• [AIM OF THE TASK]
Only some lines are wanted. Transcribe, exactly, the lines below from the line with "PQ_HIP(hipMemcpy(h2.data(), link2, size_t(tm)" up to and including the line with "crossing += root_of[size_t(h2[size_t(s2)])]".

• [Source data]
****************

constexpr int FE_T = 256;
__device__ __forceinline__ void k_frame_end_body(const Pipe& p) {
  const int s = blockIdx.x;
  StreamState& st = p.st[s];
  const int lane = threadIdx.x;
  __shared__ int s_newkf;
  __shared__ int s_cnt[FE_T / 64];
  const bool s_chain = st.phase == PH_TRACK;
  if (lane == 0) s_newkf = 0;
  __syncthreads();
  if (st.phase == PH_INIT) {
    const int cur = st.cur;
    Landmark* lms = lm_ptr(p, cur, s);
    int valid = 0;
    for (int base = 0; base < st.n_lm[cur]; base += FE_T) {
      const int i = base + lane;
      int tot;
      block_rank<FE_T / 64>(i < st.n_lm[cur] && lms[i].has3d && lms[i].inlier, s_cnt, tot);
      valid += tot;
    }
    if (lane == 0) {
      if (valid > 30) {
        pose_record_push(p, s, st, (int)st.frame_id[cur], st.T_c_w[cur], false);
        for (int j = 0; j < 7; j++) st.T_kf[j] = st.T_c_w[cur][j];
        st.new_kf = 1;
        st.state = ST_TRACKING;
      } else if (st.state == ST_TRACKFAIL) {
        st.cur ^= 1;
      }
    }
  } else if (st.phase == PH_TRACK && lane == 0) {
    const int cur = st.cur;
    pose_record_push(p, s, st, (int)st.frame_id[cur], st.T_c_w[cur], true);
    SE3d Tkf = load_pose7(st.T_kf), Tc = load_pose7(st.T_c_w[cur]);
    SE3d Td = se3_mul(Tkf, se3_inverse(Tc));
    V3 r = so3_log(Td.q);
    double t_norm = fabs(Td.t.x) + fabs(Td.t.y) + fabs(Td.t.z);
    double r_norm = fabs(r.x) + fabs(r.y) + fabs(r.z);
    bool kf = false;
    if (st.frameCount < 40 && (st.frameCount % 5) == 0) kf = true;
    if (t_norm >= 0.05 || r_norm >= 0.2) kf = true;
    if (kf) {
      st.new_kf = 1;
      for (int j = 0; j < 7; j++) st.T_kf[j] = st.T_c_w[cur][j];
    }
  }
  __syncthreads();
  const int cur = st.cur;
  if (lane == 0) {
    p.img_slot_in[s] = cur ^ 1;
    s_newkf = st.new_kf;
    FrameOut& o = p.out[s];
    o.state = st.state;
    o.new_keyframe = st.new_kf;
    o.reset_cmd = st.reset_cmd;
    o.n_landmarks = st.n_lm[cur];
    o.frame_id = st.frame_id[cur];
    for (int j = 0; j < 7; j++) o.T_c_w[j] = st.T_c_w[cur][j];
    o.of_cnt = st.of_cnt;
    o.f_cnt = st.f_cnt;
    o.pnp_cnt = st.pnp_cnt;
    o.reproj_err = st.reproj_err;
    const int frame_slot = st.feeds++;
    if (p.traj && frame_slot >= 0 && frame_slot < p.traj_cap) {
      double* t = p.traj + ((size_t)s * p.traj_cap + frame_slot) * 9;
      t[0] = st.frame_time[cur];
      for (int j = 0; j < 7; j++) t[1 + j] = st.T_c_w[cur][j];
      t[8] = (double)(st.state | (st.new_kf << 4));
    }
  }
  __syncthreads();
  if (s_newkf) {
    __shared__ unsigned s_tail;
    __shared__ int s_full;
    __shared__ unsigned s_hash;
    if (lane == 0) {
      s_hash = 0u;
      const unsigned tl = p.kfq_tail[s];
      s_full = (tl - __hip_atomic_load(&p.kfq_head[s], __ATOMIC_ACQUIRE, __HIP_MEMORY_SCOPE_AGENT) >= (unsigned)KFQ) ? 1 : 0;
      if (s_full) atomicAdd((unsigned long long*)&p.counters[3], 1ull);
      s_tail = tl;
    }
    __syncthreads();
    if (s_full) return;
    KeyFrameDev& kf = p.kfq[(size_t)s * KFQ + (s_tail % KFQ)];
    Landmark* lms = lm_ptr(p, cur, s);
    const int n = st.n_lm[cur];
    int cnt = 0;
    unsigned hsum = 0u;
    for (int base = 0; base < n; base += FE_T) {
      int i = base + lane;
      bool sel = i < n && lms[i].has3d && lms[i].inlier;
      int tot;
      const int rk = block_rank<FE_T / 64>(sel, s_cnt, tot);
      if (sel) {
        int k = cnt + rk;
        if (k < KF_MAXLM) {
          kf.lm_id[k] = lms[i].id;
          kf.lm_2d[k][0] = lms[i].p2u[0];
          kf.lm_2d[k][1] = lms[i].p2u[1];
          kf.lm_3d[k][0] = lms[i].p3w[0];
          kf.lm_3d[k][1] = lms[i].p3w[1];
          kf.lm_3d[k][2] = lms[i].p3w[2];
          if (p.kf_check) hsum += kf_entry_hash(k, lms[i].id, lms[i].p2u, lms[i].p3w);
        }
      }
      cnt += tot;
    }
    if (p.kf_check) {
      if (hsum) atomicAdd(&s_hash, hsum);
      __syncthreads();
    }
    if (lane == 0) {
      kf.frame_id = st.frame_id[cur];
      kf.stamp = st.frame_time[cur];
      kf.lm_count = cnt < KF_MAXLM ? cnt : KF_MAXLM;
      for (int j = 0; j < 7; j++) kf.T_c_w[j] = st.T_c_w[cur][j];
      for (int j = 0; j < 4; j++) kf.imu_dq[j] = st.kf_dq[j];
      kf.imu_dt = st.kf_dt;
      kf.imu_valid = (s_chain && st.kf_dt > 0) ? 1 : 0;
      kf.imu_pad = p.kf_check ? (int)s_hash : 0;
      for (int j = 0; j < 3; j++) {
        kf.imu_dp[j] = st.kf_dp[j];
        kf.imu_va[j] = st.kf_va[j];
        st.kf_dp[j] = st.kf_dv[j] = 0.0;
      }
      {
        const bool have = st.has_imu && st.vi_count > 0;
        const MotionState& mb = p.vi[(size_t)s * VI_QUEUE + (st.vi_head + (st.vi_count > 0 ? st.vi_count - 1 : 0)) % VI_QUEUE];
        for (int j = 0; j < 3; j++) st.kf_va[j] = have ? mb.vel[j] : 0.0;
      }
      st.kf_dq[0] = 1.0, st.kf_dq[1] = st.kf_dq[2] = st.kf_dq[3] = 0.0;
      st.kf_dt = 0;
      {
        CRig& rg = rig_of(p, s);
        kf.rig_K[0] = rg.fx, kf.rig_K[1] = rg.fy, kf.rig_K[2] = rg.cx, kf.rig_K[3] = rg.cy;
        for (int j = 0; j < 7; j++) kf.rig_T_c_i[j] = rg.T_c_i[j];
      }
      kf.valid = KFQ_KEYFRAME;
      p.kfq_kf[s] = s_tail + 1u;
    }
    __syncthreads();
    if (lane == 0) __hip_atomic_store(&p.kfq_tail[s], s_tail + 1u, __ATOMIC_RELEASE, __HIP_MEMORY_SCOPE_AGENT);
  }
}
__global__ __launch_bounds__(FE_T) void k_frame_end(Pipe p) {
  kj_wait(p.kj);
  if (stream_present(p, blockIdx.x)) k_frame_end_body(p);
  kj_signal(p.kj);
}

****************

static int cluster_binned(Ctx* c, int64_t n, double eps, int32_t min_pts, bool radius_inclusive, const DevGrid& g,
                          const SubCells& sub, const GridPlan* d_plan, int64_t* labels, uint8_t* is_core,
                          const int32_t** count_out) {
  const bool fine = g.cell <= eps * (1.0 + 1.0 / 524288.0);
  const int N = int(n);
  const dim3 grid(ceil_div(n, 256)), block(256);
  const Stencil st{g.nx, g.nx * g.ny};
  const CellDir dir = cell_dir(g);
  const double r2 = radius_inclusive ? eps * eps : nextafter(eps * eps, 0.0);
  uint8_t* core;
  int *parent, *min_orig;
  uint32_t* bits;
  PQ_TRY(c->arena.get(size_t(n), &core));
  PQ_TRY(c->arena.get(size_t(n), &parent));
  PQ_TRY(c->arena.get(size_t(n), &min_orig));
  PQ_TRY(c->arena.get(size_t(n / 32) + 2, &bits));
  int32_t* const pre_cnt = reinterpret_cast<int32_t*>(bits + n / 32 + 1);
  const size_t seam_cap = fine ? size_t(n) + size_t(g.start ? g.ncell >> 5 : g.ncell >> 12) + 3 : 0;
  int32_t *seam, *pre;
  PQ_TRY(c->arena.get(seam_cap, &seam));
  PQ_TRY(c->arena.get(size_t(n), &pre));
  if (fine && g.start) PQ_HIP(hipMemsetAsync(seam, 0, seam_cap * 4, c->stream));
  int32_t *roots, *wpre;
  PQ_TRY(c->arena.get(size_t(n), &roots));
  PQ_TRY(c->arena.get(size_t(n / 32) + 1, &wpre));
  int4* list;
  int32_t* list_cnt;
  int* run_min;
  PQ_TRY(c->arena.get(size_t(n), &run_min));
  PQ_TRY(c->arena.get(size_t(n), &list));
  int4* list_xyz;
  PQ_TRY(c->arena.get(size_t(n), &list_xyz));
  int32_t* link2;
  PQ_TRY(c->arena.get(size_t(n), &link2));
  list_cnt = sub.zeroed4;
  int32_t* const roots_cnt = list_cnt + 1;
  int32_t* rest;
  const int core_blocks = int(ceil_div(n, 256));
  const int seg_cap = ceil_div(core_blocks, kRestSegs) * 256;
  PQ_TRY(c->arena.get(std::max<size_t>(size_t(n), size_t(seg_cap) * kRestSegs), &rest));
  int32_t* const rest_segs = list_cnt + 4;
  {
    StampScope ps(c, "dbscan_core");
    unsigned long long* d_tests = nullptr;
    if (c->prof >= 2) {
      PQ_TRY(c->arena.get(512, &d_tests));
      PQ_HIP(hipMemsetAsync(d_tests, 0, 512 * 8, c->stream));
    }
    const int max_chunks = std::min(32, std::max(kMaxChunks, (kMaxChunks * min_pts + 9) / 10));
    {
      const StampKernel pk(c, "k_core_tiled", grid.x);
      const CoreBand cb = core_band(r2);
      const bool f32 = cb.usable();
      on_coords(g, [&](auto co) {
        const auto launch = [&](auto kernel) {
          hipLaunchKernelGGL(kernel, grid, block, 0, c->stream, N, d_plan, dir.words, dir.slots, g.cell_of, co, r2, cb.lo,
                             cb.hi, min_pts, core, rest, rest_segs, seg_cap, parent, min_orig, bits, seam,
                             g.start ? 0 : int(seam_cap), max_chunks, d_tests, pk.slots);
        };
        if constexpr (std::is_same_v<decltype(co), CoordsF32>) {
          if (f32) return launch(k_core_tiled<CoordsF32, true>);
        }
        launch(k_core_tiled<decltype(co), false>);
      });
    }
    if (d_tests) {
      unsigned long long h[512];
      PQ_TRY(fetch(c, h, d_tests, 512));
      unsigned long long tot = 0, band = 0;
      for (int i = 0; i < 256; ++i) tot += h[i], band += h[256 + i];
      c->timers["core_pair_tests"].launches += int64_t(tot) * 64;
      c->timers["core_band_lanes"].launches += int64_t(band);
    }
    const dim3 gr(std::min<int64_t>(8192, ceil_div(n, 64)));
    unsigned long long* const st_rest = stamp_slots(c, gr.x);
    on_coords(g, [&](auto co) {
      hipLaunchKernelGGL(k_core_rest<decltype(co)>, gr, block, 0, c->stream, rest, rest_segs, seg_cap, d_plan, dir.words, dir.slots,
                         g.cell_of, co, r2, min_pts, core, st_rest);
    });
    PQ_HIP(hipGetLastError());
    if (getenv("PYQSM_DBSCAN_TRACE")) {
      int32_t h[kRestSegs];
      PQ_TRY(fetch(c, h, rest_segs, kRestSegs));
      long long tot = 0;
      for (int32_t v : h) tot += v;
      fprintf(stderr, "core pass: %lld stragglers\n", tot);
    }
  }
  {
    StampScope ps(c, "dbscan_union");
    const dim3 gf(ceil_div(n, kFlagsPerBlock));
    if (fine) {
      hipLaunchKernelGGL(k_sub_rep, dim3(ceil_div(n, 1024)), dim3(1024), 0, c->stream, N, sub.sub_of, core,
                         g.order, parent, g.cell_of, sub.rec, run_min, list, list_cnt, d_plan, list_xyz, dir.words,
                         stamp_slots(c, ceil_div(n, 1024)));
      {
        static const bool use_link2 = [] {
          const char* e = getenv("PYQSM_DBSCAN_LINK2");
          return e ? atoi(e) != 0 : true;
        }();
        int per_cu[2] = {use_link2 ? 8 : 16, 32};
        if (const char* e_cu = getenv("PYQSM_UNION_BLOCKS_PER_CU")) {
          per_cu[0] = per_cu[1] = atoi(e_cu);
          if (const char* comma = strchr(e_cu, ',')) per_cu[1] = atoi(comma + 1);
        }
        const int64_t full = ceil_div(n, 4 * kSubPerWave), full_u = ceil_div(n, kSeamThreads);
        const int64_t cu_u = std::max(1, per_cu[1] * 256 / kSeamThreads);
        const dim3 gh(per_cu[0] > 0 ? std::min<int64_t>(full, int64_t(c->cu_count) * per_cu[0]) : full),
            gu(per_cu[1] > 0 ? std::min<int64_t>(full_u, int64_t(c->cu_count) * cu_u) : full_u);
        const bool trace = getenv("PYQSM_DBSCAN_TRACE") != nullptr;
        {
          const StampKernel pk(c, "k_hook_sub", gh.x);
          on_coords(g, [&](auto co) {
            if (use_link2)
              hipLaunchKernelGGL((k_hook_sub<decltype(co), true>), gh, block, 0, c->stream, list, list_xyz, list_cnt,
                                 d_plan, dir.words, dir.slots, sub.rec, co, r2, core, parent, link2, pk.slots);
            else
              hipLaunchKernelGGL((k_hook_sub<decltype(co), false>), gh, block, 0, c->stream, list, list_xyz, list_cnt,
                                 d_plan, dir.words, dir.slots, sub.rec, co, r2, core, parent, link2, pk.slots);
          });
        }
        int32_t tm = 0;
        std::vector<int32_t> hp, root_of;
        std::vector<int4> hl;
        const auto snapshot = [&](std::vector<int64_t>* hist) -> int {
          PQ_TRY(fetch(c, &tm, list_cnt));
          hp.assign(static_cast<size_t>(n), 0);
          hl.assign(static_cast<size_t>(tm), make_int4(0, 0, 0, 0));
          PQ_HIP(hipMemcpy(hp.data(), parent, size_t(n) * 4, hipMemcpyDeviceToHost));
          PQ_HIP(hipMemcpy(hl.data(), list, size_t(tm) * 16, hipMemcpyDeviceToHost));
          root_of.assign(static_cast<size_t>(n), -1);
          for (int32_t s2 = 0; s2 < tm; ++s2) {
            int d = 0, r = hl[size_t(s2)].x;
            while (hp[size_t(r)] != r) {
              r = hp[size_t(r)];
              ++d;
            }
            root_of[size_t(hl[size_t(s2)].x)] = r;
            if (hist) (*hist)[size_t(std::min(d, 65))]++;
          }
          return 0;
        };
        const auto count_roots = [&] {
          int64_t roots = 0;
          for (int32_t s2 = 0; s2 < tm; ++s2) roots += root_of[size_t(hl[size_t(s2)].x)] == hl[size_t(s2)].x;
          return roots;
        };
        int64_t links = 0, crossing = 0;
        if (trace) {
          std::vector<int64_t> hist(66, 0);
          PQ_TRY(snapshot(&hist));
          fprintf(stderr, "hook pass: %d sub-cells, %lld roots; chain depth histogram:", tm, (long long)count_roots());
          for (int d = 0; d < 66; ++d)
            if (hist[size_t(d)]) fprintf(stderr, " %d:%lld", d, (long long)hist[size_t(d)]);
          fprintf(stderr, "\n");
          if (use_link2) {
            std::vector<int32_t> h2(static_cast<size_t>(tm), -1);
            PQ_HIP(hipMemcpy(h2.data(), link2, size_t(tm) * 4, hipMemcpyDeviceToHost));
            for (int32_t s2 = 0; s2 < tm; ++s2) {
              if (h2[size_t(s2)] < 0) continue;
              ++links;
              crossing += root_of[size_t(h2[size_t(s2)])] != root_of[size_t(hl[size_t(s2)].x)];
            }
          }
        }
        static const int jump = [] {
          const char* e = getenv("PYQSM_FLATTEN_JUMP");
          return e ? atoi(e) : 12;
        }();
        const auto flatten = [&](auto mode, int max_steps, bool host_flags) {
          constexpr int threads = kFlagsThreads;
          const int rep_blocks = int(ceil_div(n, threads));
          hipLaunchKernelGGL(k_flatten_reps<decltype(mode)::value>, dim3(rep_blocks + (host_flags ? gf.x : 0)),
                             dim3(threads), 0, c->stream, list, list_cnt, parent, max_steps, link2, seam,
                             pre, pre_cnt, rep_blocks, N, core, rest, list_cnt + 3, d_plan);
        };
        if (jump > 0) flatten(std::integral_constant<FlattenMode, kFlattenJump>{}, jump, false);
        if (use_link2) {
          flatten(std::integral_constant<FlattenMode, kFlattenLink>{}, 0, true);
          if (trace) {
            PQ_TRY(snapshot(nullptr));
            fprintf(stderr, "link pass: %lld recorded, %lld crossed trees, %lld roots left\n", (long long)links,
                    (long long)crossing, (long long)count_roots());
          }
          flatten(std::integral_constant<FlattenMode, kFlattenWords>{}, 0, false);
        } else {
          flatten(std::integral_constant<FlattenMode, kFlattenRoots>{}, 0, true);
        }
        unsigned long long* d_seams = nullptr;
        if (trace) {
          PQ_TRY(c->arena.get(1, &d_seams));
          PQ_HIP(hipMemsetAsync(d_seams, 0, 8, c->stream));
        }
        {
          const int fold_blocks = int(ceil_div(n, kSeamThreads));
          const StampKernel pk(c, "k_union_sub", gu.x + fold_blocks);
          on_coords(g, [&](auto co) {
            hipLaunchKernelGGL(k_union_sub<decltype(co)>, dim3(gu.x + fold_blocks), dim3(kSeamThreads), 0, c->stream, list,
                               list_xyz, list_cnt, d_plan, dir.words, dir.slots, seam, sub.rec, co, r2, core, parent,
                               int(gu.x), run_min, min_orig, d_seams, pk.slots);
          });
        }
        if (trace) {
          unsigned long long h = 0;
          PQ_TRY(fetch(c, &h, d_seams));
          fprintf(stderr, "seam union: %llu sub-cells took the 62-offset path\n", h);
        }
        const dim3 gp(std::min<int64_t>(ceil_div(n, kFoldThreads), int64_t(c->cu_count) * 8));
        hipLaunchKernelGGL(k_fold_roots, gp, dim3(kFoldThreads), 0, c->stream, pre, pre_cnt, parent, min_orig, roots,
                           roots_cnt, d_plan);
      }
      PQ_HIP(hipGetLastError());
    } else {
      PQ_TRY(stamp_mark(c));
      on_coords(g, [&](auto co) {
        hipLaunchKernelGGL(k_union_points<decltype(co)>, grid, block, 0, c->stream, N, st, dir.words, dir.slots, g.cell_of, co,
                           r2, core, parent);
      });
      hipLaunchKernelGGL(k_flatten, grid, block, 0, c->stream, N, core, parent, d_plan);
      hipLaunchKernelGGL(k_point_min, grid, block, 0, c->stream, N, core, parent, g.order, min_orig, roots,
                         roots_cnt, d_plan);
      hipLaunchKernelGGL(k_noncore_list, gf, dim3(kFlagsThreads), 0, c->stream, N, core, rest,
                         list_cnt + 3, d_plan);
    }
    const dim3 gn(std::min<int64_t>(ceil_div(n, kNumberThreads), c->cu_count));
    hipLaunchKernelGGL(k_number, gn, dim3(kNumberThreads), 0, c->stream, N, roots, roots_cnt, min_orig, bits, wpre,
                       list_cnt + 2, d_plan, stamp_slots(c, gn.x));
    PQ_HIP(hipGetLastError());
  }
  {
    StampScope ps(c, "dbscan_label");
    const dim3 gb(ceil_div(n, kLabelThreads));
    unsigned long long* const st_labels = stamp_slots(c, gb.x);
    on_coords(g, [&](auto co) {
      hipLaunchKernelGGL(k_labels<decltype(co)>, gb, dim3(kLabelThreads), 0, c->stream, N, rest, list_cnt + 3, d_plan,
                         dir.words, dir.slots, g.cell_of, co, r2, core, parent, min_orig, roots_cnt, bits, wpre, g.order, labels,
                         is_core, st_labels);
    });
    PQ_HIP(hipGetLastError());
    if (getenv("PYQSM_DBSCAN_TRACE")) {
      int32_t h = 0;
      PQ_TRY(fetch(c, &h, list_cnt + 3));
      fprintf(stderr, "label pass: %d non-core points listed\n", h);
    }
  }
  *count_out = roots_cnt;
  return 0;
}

****************

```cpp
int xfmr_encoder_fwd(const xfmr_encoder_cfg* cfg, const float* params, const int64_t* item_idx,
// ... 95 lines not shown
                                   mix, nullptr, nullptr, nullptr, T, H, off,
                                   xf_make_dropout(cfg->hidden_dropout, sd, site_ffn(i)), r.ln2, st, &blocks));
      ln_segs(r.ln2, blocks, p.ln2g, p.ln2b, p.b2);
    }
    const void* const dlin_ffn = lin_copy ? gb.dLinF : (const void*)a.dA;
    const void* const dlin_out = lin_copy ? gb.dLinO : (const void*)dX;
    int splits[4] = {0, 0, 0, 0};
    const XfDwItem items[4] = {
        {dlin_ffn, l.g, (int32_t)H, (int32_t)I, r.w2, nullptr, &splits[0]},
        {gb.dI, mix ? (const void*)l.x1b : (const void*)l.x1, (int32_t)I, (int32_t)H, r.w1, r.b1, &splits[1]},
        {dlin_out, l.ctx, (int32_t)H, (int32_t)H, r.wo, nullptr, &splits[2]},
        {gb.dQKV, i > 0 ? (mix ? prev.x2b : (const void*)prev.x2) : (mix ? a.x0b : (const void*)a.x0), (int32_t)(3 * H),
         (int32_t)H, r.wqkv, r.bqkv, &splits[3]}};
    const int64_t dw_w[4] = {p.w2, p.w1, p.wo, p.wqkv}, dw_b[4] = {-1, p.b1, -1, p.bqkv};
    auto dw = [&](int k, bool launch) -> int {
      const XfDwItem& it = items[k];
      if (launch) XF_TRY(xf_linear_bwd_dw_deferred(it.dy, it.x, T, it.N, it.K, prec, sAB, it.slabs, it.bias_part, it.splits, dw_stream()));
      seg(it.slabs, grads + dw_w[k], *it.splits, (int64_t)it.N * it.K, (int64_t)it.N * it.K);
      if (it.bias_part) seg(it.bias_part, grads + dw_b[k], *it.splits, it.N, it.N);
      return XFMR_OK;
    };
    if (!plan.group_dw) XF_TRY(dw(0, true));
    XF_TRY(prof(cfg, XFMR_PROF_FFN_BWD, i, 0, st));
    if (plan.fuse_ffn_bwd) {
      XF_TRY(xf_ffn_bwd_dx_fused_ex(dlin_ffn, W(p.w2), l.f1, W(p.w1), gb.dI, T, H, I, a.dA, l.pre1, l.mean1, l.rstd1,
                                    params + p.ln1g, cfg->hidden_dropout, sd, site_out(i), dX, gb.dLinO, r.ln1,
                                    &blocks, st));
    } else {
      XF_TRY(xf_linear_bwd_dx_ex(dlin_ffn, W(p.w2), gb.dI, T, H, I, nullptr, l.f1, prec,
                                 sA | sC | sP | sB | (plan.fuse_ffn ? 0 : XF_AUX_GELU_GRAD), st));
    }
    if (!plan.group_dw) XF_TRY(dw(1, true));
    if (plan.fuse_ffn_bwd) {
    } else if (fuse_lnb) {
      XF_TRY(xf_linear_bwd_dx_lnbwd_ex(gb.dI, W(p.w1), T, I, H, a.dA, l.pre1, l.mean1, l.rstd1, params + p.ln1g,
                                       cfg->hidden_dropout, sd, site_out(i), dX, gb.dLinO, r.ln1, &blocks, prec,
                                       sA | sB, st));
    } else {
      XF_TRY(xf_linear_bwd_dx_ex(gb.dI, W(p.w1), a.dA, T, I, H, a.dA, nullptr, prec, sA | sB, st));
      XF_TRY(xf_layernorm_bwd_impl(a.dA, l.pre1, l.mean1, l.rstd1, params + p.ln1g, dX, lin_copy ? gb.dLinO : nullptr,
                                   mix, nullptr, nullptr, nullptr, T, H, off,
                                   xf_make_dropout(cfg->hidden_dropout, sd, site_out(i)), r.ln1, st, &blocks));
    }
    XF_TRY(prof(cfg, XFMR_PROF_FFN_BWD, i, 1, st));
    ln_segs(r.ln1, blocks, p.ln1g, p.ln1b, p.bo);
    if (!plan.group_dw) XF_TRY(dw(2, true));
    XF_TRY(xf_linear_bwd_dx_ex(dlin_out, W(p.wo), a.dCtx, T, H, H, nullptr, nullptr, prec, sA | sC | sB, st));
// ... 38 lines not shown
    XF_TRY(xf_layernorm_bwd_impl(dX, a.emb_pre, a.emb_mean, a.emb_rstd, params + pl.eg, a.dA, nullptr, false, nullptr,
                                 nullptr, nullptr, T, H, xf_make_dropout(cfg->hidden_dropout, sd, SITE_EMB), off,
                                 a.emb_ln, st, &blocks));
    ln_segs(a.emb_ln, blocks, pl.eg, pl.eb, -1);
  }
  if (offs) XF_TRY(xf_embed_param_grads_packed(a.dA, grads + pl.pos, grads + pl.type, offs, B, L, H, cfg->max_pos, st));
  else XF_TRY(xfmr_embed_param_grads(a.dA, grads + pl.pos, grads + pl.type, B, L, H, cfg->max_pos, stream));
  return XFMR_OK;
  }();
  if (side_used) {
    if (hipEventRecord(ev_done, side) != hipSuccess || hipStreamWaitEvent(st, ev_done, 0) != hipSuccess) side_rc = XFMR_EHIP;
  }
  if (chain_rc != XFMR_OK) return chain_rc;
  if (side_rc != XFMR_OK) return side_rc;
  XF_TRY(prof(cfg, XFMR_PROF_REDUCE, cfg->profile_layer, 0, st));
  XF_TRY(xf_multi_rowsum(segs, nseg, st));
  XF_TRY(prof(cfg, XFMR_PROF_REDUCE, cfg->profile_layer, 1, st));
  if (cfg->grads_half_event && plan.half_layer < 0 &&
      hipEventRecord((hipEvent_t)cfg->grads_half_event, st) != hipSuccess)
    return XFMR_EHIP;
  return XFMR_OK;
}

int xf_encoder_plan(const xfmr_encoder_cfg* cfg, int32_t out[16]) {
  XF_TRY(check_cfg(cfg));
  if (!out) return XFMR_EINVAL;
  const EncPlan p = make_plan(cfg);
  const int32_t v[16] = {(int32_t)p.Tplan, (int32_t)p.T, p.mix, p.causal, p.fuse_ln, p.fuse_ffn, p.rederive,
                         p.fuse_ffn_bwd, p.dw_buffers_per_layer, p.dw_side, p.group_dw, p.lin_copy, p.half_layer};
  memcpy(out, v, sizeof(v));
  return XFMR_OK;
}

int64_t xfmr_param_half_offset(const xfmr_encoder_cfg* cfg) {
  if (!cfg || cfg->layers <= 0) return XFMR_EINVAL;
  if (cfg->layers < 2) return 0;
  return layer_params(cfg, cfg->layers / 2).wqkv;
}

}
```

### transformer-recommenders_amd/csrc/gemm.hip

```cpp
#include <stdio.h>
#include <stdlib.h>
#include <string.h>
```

****************

• [TASK OUTPUT]
            PQ_HIP(hipMemcpy(h2.data(), link2, size_t(tm) * 4, hipMemcpyDeviceToHost));
            for (int32_t s2 = 0; s2 < tm; ++s2) {
              if (h2[size_t(s2)] < 0) continue;
              ++links;
              crossing += root_of[size_t(h2[size_t(s2)])] != root_of[size_t(hl[size_t(s2)].x)];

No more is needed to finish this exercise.